Project 1: A Battle of Sorts Solution

At no point should you produce a tangible result without the physical presence of your partner(s).

The programming content is not extensive; we simply ask you to implement two sorting functions and compare their performance in different examples.

Create a file called Sort.py (note the capitalization). Within that file, write two different Python functions. Each function will take an array of integers as a parameter and sort those integers in increasing order. One will use insertion sort, and the other will use selection sort (described below). Simple functions will suffice here; do not create any classes. Your insertion sort function should be called insertion_sort(arr). Your selection sort function should be called

selection_sort(arr).

Insertion sort works by considering each value in the array starting at position 1 (not position 0). It then determines the correct location for that value by comparing it to the values to its left, shifting right any greater values it encounters. You know you have found the correct location for the value as soon as the value to your left is not greater than what you are trying to place. This is the approach that we worked through in class, and there is a video example available on the course website.

Selection sort is slightly different. Instead of looking at a value and determining where to place it in the array, we look at a cell and determine which value should go in it. Starting at cell 0, locate the minimum value in the cells indexed from 0 to n-1. Remember the index of the cell containing the minimum value. Once you know which cell has the minimum value, swap the values in that cell and cell 0. Repeat this for cell 1, locating the minimum value in the cells indexed 1 to n-1. Repeat until you have placed a value in every cell. Like insertion sort, this has the effect of building a sorted subarray on the left hand side of the array. Unlike insertion sort, the sorted portion is never changed, because having considered every candidate for those cells, we know they have been placed correctly.

For this project to demonstrate what we want you to see, it is imperative that you structure both functions the same way.

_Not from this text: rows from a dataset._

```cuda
void launch_bn_forward(const void* x, const void* residual, void* y, unsigned char* mask, DType dt, int R, int C, const float* gamma, const float* beta,
                       float* running_mean, float* running_var, long long* num_batches, float* save_mean, float* save_rstd,
                       float* scale, float* shift, float* partial, unsigned int* counters, float eps, float momentum, bool relu,
                       cudaStream_t s) {
  if (C % kVec != 0) throw std::runtime_error("fused batch norm: channel count must be a multiple of 8");
  const int r = relu ? 1 : 0;
  if (dt == DType::BF16 && resident_allowed() && res_aligned(x) && res_aligned(residual) && res_aligned(y)) {
    const ResPlan plan = resident_plan(R, C, 1);
    if (plan.ok) {
      static std::atomic<unsigned long long> smem_done{0};
      ensure_max_dynamic_smem(bn_resident_fwd_kernel, res_smem_limit(), smem_done);
      const CUtensorMap mx = res_map(x, R, C, plan.g.box_rows), my = res_map(y, R, C, plan.g.box_rows);
      const CUtensorMap mres = residual != nullptr ? res_map(residual, R, C, plan.g.box_rows) : mx;
      launch_cooperative(bn_resident_fwd_kernel, plan, s, mx, my, mres, (const __nv_bfloat16*)residual, mask, gamma, beta, running_mean, running_var,
                         num_batches, save_mean, save_rstd, scale, shift, partial, counters + 2 * pick_tile(R, C).grid_x, eps, momentum, r,
                         plan.g);
      B200_COUNT_LAUNCH(1);
      return;
    }
  }
  Tile t;
  const bool fused = fused_tile(R, C, &t);
  const size_t smem = (size_t)2 * t.ty * t.cvb * kVec * sizeof(float);
  const dim3 grid(t.grid_x, t.grid_y);
  if (!fused && bn_pdl_enabled()) {
#define B200_BN_FWD_PDL(T)                                                                                                                  \
    bn_stats_kernel<T, false, true><<<grid, kBnThreads, smem, s>>>((const T*)x, R, C, t.cvb, t.ty, partial, counters, gamma, beta, running_mean, \
                                                                   running_var, num_batches, save_mean, save_rstd, scale, shift, eps, momentum,  \
                                                                   (const T*)residual, (T*)y, mask, r);                                          \
    B200_CUDA_CHECK(cudaGetLastError()); B200_COUNT_LAUNCH(1);                                                                                   \
    launch_dependent(bn_apply_pdl_kernel<T>, apply_grid(t, R), s, (const T*)x, (const T*)residual, (T*)y, mask, (const float*)scale,              \
                     (const float*)shift, R, C, t.cvb, t.ty, r);                                                                                  \
    B200_COUNT_LAUNCH(1)
    if (dt == DType::BF16) { B200_BN_FWD_PDL(__nv_bfloat16); } else { B200_BN_FWD_PDL(float); }
#undef B200_BN_FWD_PDL
    return;
  }
#define B200_BN_FWD(T, F)                                                                                                            \
  bn_stats_kernel<T, F><<<grid, kBnThreads, smem, s>>>((const T*)x, R, C, t.cvb, t.ty, partial, counters, gamma, beta, running_mean, \
                                                       running_var, num_batches, save_mean, save_rstd, scale, shift, eps, momentum, \
                                                       (const T*)residual, (T*)y, mask, r)
  if (dt == DType::BF16) { if (fused) B200_BN_FWD(__nv_bfloat16, true); else B200_BN_FWD(__nv_bfloat16, false); }
  else { if (fused) B200_BN_FWD(float, true); else B200_BN_FWD(float, false); }
#undef B200_BN_FWD
  B200_CUDA_CHECK(cudaGetLastError()); B200_COUNT_LAUNCH(1);
  if (fused) return;
  if (dt == DType::BF16)
    bn_apply_kernel<__nv_bfloat16><<<apply_grid(t, R), kBnThreads, 0, s>>>((const __nv_bfloat16*)x, (const __nv_bfloat16*)residual,
                                                                           (__nv_bfloat16*)y, mask, scale, shift, R, C, t.cvb, t.ty, r);
  else
    bn_apply_kernel<float><<<apply_grid(t, R), kBnThreads, 0, s>>>((const float*)x, (const float*)residual, (float*)y, mask, scale, shift, R, C,
                                                                   t.cvb, t.ty, r);
  B200_CUDA_CHECK(cudaGetLastError()); B200_COUNT_LAUNCH(1);
}

void launch_bn_forward_from_partials(const void* x, const void* residual, void* y, unsigned char* mask, DType dt, int R, int C,
                                     const float* gamma, const float* beta, float* running_mean, float* running_var,
                                     long long* num_batches, float* save_mean, float* save_rstd, float* scale, float* shift,
                                     const float* partial, int groups, float eps, float momentum, bool relu, cudaStream_t s) {
  (void)scale; (void)shift;
  if (C % kVec != 0) throw std::runtime_error("fused batch norm: channel count must be a multiple of 8");
  if (groups < 1) throw std::runtime_error("fused batch norm: empty partial statistics");
  const Tile t = pick_tile(R, C);
  const int r = relu ? 1 : 0;
  const size_t smem = (size_t)(2 * t.ty + 2) * t.cvb * kVec * sizeof(float);
  if (dt == DType::BF16)
    bn_apply_partials_kernel<__nv_bfloat16><<<apply_grid(t, R), kBnThreads, smem, s>>>(
        (const __nv_bfloat16*)x, (const __nv_bfloat16*)residual, (__nv_bfloat16*)y, mask, partial, groups, gamma, beta, running_mean, running_var,
        num_batches, save_mean, save_rstd, eps, momentum, R, C, t.cvb, t.ty, r);
  else
    bn_apply_partials_kernel<float><<<apply_grid(t, R), kBnThreads, smem, s>>>(
        (const float*)x, (const float*)residual, (float*)y, mask, partial, groups, gamma, beta, running_mean, running_var, num_batches, save_mean,
        save_rstd, eps, momentum, R, C, t.cvb, t.ty, r);
  B200_CUDA_CHECK(cudaGetLastError()); B200_COUNT_LAUNCH(1);
}

void launch_bn_backward_from_partials(const void* dy, const void* x, const void* y, void* dx, void* dres, DType dt, int R, int C, const float* gamma,
                                      const float* save_mean, const float* save_rstd, float* dgamma, float* dbeta, const float* partial, int groups,
                                      bool relu, cudaStream_t s) {
  if (C % kVec != 0) throw std::runtime_error("fused batch norm: channel count must be a multiple of 8");
  if (groups < 1) throw std::runtime_error("fused batch norm: empty partial sums");
  const Tile t = pick_tile(R, C);
  const int r = relu ? 1 : 0;
  const size_t smem = (size_t)(2 * t.ty + 2) * t.cvb * kVec * sizeof(float);
  if (dt == DType::BF16)
    bn_bwd_apply_partials_kernel<__nv_bfloat16><<<apply_grid(t, R), kBnThreads, smem, s>>>(
        (const __nv_bfloat16*)dy, (const __nv_bfloat16*)x, (const unsigned char*)y, (__nv_bfloat16*)dx, (__nv_bfloat16*)dres, partial, groups, save_mean,
        save_rstd, gamma, dgamma, dbeta, R, C, t.cvb, t.ty, r);
  else
    bn_bwd_apply_partials_kernel<float><<<apply_grid(t, R), kBnThreads, smem, s>>>(
        (const float*)dy, (const float*)x, (const unsigned char*)y, (float*)dx, (float*)dres, partial, groups, save_mean, save_rstd, gamma, dgamma, dbeta,
        R, C, t.cvb, t.ty, r);
  B200_CUDA_CHECK(cudaGetLastError()); B200_COUNT_LAUNCH(1);
}

void launch_bn_backward(const void* dy, const void* x, const void* y, void* dx, void* dres, DType dt, int R, int C, const float* gamma,
                        const float* save_mean, const float* save_rstd, float* dgamma, float* dbeta, float* coef, float* partial,
                        unsigned int* counters, bool relu, cudaStream_t s) {
  if (C % kVec != 0) throw std::runtime_error("fused batch norm: channel count must be a multiple of 8");
  const int r = relu ? 1 : 0;
  if (dt == DType::BF16 && resident_allowed() && res_aligned(dy) && res_aligned(x) && res_aligned(dx) && res_aligned(dres)) {
    const ResPlan plan = resident_plan(R, C, 2);
    if (plan.ok) {
      static std::atomic<unsigned long long> smem_done{0};
      ensure_max_dynamic_smem(bn_resident_bwd_kernel, res_smem_limit(), smem_done);
      const int br = plan.g.box_rows;
      const CUtensorMap mdy = res_map(dy, R, C, br), mx = res_map(x, R, C, br), mdx = res_map(dx, R, C, br);
      const CUtensorMap mdres = dres != nullptr ? res_map(dres, R, C, br) : mdx;
      launch_cooperative(bn_resident_bwd_kernel, plan, s, mdy, mx, mdx, mdres, (const unsigned char*)y, save_mean, save_rstd, gamma, dgamma,
                         dbeta, coef, partial, counters + 2 * pick_tile(R, C).grid_x, r, dres != nullptr ? 1 : 0, plan.g);
      B200_COUNT_LAUNCH(1);
      return;
    }
  }
  Tile t;
  const bool fused = fused_tile(R, C, &t);
  const size_t smem = (size_t)2 * t.ty * t.cvb * kVec * sizeof(float);
  const dim3 grid(t.grid_x, t.grid_y);
  if (!fused && bn_pdl_enabled()) {
#define B200_BN_BWD_PDL(T)                                                                                                                   \
    bn_bwd_reduce_kernel<T, false, true><<<grid, kBnThreads, smem, s>>>((const T*)dy, (const T*)x, (const unsigned char*)y, R, C, t.cvb, t.ty, r,  \
                                                                        save_mean, save_rstd, partial, counters, dgamma, dbeta, coef, gamma,      \
                                                                        (T*)dx, (T*)dres);                                                        \
    B200_CUDA_CHECK(cudaGetLastError()); B200_COUNT_LAUNCH(1);                                                                                     \
    launch_dependent(bn_bwd_apply_pdl_kernel<T>, apply_grid(t, R), s, (const T*)dy, (const T*)x, (const unsigned char*)y, (T*)dx, (T*)dres,         \
                     save_mean, save_rstd, gamma, (const float*)coef, R, C, t.cvb, t.ty, r);                                                        \
    B200_COUNT_LAUNCH(1)
    if (dt == DType::BF16) { B200_BN_BWD_PDL(__nv_bfloat16); } else { B200_BN_BWD_PDL(float); }
#undef B200_BN_BWD_PDL
    return;
  }
#define B200_BN_BWD(T, F)                                                                                                              \
  bn_bwd_reduce_kernel<T, F><<<grid, kBnThreads, smem, s>>>((const T*)dy, (const T*)x, (const unsigned char*)y, R, C, t.cvb, t.ty, r,  \
                                                            save_mean, save_rstd, partial, counters, dgamma, dbeta, coef, gamma,      \
                                                            (T*)dx, (T*)dres)
  if (dt == DType::BF16) { if (fused) B200_BN_BWD(__nv_bfloat16, true); else B200_BN_BWD(__nv_bfloat16, false); }
  else { if (fused) B200_BN_BWD(float, true); else B200_BN_BWD(float, false); }
#undef B200_BN_BWD
  B200_CUDA_CHECK(cudaGetLastError()); B200_COUNT_LAUNCH(1);
  if (fused) return;
  if (dt == DType::BF16)
    bn_bwd_apply_kernel<__nv_bfloat16><<<apply_grid(t, R), kBnThreads, 0, s>>>((const __nv_bfloat16*)dy, (const __nv_bfloat16*)x, (const unsigned char*)y,
                                                                               (__nv_bfloat16*)dx, (__nv_bfloat16*)dres, save_mean, save_rstd, gamma, coef,
                                                                               R, C, t.cvb, t.ty, r);
  else
    bn_bwd_apply_kernel<float><<<apply_grid(t, R), kBnThreads, 0, s>>>((const float*)dy, (const float*)x, (const unsigned char*)y, (float*)dx,
                                                                       (float*)dres, save_mean, save_rstd, gamma, coef, R, C, t.cvb, t.ty, r);
  B200_CUDA_CHECK(cudaGetLastError()); B200_COUNT_LAUNCH(1);
}

}
```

Your selection_sort implementation should use a while loop nested inside of a for loop.

In addition to your two functions, create a main section like the one at the bottom of the Caesar Cipher example:

if __name__ == '__main__':

    • main section here,

    • within this big conditional
In that main section, test your functions with a variety of input arrays to ensure that they are sorted correctly. Once you are confident that the functions are correct, analyze and compare their performance for three types of inputs:

    • How do these sorts perform when given an array that is already sorted in increasing order?

    • How do these sorts perform when given an array that is already sorted in decreasing order?

    • How do these sorts perform when given an array that contains random values?

To obtain the timing for a function call, surround the call with time markers as follows:

start = time.clock()

ins_sort(my_array)

end = time.clock()

The difference between end and start is the runtime of your function in seconds. By default, Python will likely display that difference in scientific notation when you print it to the screen. That’s annoying. Use the string formatter to correct this:

print('Ten Thousand Increasing Insertion: ' + '{:.20f}'.format(end-start))

This will print the difference between end and start with 20 decimal places of precision and make the values more easily comparable.

Populating a test array with increasing or decreasing values is easily accomplished with a loop. To generate a random value for a cell, assign it the return value of random.randint(a, b), where a is the minimum value you would like and b is the maximum value you would like. It is important to populate two arrays with exactly the same random values in the same order. One will be sent to insertion sort, and the other will be sent to selection sort. Because we want to compare their performance, the contents must be the same.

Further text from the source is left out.